* [Description of the task]:
Among the records below, find each line containing the word "constexpr" and copy it.

* [Dataset extract]:
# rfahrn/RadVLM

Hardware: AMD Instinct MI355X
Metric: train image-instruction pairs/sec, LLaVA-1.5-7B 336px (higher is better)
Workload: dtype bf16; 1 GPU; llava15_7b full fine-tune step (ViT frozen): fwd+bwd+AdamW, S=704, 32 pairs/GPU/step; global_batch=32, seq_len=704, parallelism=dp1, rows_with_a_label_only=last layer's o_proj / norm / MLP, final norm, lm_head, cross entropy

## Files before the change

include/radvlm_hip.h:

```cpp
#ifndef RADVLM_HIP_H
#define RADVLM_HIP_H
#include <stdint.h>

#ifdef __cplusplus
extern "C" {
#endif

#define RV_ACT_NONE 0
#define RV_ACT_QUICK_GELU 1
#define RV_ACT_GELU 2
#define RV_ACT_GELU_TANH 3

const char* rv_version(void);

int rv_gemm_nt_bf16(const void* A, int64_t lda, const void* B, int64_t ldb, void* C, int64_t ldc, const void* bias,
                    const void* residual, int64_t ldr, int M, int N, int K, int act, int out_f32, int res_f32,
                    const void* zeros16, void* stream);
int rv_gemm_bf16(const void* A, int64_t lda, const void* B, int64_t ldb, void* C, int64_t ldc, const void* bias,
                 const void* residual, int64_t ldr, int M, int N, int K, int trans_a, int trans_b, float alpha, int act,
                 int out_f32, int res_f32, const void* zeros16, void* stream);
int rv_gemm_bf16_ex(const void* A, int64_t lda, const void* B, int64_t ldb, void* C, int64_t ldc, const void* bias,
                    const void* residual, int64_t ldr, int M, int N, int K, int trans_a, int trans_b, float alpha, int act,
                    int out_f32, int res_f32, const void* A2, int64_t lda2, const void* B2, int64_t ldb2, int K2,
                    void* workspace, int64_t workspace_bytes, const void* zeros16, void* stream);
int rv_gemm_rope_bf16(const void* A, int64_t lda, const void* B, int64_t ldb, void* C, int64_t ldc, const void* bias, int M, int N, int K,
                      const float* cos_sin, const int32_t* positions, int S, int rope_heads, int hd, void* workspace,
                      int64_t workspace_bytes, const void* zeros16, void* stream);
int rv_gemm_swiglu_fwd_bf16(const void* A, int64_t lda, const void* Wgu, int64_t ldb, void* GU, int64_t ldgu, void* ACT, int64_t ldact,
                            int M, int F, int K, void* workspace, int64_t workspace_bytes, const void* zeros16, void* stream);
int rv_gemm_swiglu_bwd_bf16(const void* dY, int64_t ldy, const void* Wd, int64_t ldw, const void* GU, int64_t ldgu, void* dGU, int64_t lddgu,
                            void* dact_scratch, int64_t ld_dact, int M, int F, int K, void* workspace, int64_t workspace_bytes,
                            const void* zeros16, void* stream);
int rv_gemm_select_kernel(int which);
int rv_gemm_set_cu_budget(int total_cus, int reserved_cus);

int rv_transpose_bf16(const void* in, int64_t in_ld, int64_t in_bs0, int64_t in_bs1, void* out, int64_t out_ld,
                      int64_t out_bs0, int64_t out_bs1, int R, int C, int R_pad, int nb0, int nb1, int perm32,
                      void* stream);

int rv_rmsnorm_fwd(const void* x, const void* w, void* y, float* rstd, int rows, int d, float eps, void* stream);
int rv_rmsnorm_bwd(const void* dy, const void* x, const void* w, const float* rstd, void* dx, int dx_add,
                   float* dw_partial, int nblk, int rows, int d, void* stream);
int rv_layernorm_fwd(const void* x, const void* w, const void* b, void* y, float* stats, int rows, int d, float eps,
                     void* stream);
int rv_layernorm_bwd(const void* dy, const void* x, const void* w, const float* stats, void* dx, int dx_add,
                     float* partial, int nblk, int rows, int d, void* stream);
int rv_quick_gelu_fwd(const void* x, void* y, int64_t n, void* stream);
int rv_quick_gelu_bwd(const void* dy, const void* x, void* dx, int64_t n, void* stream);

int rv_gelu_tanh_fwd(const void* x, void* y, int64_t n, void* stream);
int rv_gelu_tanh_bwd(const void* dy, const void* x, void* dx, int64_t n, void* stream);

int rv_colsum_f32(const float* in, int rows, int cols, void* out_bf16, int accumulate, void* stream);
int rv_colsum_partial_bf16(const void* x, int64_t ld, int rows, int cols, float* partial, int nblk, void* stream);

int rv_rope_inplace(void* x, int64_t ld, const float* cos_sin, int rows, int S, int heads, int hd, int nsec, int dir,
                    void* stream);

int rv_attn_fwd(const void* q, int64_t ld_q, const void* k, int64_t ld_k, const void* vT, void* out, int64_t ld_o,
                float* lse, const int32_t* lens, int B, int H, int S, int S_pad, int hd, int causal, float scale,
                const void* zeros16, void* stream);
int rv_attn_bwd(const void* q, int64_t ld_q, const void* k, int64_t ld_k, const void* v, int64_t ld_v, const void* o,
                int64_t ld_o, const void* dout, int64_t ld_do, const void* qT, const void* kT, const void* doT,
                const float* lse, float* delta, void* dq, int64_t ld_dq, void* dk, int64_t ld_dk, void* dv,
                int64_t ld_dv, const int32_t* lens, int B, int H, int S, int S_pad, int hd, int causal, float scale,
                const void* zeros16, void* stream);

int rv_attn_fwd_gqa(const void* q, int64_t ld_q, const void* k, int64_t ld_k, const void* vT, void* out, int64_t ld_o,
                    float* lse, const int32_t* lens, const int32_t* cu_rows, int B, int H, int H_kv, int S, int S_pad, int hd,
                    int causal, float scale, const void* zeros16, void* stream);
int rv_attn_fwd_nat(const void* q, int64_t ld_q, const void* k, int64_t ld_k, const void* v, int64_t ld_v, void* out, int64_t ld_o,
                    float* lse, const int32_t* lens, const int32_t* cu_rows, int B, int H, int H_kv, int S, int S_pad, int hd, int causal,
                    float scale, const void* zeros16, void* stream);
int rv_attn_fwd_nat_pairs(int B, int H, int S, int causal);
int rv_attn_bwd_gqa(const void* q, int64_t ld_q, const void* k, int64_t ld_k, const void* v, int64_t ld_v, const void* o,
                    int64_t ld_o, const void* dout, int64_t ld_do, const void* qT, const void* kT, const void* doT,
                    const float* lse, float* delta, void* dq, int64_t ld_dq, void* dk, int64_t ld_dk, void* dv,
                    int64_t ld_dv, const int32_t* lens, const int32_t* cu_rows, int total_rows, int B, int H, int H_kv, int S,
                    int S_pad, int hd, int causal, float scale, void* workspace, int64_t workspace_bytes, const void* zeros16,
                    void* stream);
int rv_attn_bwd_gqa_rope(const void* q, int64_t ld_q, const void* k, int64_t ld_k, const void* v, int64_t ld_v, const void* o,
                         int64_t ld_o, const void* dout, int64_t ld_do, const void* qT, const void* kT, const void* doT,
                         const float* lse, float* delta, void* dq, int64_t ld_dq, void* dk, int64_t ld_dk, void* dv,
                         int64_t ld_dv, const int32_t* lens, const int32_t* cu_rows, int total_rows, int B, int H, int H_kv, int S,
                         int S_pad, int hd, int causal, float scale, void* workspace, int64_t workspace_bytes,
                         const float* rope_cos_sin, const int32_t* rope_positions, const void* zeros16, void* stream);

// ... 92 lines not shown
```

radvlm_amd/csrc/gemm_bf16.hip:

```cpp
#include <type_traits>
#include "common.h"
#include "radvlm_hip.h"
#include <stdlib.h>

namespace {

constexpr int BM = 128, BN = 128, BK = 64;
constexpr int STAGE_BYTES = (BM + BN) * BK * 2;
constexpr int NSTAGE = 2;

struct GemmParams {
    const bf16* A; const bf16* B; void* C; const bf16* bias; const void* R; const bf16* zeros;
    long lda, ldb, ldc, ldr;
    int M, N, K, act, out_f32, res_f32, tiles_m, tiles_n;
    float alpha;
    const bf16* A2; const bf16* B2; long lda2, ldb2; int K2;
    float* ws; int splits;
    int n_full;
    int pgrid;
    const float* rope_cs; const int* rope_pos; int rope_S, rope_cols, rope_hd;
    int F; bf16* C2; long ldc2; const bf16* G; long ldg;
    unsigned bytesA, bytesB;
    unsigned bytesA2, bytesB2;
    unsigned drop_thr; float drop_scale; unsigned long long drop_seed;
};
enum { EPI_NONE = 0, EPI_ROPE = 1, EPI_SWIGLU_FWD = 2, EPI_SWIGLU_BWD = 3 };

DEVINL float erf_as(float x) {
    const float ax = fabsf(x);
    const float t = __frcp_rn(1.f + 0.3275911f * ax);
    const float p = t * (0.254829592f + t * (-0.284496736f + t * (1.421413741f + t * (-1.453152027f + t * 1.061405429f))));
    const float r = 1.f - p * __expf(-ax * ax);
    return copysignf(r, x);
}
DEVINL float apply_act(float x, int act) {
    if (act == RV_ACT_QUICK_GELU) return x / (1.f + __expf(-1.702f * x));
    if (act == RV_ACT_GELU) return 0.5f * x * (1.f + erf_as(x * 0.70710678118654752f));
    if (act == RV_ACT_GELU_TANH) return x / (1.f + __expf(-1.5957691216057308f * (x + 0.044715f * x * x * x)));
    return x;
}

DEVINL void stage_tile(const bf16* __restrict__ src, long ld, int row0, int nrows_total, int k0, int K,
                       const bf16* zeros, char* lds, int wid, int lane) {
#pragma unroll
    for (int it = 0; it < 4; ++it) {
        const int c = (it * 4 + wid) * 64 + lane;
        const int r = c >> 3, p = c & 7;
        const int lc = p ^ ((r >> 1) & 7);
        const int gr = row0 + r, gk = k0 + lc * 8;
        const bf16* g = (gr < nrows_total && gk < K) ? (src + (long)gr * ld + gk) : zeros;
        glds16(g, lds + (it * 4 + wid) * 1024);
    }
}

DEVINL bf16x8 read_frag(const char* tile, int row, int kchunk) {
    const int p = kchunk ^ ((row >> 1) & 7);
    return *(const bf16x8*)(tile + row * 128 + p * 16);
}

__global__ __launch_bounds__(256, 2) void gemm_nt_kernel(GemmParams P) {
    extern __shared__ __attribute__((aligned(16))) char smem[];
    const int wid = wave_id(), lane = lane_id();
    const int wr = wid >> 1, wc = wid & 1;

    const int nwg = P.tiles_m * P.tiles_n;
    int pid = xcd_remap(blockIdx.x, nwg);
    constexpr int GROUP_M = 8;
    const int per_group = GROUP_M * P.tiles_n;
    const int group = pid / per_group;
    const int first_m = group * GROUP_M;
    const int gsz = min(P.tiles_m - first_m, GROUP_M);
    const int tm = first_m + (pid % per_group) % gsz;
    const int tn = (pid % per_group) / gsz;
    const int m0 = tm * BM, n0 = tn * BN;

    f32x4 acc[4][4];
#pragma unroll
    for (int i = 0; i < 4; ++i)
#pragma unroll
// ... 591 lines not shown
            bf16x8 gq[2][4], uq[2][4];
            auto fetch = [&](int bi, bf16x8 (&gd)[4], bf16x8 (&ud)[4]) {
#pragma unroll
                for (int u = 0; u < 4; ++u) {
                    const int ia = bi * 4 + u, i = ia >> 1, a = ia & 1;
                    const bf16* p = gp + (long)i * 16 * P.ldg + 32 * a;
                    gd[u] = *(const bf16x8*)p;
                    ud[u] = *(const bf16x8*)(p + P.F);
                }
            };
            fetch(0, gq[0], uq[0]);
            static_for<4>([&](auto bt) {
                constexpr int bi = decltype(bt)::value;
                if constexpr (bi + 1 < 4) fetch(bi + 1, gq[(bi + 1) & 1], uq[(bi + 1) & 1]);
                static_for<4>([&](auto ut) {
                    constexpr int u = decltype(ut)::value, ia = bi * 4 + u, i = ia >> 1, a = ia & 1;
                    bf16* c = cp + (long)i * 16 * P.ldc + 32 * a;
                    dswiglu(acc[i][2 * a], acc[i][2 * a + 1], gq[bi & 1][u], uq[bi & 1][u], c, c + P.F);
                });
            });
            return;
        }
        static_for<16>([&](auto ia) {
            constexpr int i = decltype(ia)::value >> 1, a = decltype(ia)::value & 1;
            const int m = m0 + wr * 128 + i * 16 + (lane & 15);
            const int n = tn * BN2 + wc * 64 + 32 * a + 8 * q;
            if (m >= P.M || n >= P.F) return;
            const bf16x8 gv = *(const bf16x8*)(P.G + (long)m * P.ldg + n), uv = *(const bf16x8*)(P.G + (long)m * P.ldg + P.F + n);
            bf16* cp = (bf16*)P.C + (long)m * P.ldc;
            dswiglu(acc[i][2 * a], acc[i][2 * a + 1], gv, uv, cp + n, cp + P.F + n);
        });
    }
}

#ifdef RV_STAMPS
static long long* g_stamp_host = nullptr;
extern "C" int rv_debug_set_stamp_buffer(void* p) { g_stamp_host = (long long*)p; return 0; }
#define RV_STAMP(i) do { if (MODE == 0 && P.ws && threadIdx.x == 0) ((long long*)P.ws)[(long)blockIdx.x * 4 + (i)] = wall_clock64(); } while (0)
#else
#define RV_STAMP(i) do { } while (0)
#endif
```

* [Task response]:
constexpr int BM = 128, BN = 128, BK = 64;
constexpr int STAGE_BYTES = (BM + BN) * BK * 2;
constexpr int NSTAGE = 2;
    constexpr int GROUP_M = 8;
                constexpr int bi = decltype(bt)::value;
                if constexpr (bi + 1 < 4) fetch(bi + 1, gq[(bi + 1) & 1], uq[(bi + 1) & 1]);
                    constexpr int u = decltype(ut)::value, ia = bi * 4 + u, i = ia >> 1, a = ia & 1;
            constexpr int i = decltype(ia)::value >> 1, a = decltype(ia)::value & 1;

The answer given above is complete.